*** Material provided Section Begins ***
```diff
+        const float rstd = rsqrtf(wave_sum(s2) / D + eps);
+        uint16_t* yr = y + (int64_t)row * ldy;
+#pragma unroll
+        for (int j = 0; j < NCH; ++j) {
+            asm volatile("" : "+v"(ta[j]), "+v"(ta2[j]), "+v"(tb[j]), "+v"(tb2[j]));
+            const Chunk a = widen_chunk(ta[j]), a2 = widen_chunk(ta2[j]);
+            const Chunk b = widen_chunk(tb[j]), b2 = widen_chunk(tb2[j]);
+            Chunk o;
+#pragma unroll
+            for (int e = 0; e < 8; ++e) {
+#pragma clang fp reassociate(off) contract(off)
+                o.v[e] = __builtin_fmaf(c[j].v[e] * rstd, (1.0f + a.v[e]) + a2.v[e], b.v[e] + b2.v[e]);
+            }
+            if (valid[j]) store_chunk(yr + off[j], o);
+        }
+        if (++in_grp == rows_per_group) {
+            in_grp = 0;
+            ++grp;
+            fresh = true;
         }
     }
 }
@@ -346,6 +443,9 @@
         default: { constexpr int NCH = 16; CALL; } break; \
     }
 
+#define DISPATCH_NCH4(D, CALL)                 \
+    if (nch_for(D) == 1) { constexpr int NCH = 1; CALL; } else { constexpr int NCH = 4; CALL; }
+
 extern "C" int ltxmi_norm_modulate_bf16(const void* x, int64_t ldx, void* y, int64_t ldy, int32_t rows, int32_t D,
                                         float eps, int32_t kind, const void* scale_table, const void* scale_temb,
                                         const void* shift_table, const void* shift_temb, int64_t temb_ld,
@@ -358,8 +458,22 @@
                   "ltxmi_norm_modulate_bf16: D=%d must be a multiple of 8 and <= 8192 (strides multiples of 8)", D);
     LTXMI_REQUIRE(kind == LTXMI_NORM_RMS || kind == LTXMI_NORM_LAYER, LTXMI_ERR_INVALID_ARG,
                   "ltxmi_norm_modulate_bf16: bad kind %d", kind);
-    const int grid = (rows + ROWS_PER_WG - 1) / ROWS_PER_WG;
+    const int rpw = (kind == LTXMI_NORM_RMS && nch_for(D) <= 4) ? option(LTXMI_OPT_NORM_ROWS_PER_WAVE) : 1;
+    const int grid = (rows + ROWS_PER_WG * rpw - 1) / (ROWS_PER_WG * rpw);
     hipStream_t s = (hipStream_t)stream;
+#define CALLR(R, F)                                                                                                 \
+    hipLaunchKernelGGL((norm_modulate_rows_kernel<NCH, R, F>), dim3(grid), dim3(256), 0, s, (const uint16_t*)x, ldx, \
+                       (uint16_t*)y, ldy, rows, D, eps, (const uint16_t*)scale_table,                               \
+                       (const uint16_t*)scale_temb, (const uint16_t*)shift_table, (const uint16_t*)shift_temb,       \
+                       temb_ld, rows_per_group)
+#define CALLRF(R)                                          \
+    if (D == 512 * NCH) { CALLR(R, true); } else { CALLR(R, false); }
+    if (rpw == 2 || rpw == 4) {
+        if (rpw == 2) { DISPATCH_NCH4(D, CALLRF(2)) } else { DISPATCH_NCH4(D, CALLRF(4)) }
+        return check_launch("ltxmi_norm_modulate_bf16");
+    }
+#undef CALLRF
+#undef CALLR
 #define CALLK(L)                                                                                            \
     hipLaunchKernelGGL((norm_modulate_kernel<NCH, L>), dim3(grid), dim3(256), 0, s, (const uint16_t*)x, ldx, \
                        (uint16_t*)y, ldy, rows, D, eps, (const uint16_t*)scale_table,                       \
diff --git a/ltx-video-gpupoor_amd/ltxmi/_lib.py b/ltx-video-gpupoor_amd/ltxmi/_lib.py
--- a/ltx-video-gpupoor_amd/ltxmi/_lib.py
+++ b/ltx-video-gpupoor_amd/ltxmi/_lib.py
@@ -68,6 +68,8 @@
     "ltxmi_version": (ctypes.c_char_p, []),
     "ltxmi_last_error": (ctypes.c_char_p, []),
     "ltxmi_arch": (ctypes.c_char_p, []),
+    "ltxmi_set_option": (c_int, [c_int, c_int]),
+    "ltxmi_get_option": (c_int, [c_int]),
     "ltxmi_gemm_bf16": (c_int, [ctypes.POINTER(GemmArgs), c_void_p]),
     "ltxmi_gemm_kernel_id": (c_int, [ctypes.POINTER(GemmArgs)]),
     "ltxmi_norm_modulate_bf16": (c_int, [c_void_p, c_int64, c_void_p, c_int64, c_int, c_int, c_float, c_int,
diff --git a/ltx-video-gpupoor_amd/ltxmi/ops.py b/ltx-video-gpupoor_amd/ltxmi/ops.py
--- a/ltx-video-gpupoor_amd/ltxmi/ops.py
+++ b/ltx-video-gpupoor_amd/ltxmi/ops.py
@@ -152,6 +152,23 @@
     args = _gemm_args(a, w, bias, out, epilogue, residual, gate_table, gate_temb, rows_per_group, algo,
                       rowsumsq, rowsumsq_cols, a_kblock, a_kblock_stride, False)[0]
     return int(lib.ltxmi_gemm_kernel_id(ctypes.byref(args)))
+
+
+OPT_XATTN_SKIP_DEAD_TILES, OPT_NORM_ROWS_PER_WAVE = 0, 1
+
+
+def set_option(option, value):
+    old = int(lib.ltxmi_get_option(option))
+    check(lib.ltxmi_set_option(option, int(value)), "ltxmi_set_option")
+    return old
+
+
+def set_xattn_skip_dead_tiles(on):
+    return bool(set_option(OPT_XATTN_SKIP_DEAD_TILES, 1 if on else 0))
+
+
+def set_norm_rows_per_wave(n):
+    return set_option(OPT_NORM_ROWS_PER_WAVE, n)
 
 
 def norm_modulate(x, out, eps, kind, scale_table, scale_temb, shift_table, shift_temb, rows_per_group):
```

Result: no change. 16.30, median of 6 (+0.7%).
*** Material provided Section Ends ***
*** Material provided Section Begins ***
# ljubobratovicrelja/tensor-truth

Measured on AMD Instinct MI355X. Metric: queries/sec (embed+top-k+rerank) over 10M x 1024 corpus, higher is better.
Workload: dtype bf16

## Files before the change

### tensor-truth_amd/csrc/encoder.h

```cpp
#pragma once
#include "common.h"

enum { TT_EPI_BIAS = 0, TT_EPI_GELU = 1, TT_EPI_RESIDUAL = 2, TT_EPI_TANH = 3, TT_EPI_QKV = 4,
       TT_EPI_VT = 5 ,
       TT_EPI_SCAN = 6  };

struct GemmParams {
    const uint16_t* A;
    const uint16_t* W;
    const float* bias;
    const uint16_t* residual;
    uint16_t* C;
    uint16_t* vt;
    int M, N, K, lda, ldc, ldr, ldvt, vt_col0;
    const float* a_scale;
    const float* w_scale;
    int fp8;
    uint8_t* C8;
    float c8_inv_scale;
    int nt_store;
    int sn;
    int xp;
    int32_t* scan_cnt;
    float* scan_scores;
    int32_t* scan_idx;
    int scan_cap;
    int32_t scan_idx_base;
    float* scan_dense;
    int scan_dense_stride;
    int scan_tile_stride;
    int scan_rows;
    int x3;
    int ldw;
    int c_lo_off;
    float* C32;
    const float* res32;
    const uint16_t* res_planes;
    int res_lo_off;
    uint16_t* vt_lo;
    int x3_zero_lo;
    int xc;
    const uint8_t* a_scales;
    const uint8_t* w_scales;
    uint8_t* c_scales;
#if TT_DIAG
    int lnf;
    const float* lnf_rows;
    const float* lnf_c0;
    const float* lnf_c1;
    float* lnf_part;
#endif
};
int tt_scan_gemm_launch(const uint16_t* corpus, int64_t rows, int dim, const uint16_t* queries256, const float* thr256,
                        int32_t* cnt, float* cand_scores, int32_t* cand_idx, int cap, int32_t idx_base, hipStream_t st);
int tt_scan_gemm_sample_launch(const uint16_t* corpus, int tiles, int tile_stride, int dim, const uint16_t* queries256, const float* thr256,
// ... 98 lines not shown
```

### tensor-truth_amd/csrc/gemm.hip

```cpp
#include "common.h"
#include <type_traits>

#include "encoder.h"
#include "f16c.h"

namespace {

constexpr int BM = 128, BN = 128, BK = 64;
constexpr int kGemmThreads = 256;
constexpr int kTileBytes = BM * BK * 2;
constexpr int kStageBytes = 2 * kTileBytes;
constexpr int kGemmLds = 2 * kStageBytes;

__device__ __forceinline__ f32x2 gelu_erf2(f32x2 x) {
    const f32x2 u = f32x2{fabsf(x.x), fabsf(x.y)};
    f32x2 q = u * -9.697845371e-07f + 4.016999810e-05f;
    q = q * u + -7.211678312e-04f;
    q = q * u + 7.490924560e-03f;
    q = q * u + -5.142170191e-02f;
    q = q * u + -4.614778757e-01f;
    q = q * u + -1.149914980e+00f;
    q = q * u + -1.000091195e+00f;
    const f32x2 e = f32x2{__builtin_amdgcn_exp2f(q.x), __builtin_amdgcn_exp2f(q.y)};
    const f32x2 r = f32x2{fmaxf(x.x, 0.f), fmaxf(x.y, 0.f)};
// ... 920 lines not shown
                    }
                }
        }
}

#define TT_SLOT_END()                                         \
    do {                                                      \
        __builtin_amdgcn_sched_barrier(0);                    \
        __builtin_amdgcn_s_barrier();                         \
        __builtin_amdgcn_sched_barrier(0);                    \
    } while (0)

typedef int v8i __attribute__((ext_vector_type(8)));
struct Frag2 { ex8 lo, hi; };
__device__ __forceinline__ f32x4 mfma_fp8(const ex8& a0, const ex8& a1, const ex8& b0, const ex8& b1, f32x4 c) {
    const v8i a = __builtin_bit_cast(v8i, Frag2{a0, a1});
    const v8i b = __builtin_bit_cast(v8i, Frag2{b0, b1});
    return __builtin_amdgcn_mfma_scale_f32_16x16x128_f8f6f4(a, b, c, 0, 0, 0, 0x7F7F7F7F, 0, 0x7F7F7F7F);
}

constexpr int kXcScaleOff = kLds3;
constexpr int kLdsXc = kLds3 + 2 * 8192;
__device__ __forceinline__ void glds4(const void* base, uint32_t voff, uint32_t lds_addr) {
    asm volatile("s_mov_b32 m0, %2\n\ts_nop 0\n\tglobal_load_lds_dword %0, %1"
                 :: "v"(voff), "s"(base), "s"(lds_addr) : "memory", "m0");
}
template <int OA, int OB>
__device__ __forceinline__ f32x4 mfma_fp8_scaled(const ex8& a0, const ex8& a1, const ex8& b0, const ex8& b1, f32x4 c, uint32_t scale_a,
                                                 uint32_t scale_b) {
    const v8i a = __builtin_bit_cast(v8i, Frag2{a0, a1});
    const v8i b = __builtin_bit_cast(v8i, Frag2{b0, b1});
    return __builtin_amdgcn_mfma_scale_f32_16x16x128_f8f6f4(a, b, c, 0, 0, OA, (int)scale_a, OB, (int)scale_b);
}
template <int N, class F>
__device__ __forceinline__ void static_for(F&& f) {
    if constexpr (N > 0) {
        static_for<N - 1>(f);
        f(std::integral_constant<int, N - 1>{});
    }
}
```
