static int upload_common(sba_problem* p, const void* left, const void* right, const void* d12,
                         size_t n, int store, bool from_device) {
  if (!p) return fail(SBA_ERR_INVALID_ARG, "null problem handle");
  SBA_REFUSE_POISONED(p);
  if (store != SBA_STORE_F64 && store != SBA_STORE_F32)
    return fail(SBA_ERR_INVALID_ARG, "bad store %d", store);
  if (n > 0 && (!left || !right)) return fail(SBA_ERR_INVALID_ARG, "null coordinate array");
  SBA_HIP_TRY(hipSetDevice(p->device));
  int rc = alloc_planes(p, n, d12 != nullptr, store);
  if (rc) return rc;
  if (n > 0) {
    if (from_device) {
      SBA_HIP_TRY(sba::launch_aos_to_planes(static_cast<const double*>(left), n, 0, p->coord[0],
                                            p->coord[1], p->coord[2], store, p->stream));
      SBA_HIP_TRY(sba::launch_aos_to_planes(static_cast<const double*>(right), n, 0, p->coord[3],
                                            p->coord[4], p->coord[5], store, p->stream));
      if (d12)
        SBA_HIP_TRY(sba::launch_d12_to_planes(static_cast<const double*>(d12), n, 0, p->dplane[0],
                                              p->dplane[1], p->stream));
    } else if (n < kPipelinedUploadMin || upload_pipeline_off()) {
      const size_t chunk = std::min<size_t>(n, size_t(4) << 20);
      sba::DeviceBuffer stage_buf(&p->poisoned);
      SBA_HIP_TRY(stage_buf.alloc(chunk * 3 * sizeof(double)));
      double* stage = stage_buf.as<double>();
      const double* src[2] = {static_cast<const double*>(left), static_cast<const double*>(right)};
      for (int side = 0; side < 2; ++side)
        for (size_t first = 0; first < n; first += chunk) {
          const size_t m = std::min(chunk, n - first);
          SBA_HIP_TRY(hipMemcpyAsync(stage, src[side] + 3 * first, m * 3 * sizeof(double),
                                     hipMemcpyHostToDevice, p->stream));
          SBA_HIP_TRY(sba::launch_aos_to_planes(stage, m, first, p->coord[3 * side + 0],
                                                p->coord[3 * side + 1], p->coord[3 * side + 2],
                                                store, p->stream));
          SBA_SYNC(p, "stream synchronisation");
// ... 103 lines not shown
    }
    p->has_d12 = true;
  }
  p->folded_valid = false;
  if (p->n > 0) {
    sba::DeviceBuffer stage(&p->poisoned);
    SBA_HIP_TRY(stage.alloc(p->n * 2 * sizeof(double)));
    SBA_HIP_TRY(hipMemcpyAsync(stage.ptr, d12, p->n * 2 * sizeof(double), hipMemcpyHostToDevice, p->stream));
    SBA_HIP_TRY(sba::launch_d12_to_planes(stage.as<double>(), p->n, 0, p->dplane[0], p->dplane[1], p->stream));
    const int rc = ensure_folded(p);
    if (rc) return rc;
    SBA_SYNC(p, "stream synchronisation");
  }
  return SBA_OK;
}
*** Material provided Section Ends ***
*** Material provided Section Begins ***
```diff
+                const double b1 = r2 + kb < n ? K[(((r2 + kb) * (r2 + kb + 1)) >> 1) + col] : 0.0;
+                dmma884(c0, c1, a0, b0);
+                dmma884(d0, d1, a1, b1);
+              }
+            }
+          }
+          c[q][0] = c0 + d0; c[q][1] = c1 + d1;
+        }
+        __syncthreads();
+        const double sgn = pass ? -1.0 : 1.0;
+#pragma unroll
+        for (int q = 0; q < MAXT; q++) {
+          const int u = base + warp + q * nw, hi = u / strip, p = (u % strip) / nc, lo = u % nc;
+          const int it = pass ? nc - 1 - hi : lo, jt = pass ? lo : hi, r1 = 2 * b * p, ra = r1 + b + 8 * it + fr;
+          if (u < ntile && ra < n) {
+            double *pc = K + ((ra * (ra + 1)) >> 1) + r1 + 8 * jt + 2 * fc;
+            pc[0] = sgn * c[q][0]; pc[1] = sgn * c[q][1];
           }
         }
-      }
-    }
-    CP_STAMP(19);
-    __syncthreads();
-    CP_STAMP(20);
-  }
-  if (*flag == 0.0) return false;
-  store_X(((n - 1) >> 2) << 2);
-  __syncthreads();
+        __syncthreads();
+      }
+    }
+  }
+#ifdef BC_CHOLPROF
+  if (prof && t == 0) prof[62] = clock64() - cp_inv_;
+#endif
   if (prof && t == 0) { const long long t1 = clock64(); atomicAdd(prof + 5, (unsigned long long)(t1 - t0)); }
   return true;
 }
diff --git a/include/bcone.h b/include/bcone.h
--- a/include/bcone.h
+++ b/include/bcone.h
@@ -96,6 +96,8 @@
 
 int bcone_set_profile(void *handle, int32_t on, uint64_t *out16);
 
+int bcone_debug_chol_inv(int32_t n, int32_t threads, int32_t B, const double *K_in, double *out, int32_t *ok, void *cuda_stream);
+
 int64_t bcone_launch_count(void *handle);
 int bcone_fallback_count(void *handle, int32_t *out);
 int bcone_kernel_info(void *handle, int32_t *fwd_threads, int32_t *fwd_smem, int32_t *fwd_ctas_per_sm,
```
*** Material provided Section Ends ***
Wherever the string "voff" appears in the records above, copy the line it sits in.

Written solution.
__device__ __forceinline__ void glds4(const void* base, uint32_t voff, uint32_t lds_addr) {
                 :: "v"(voff), "s"(base), "s"(lds_addr) : "memory", "m0");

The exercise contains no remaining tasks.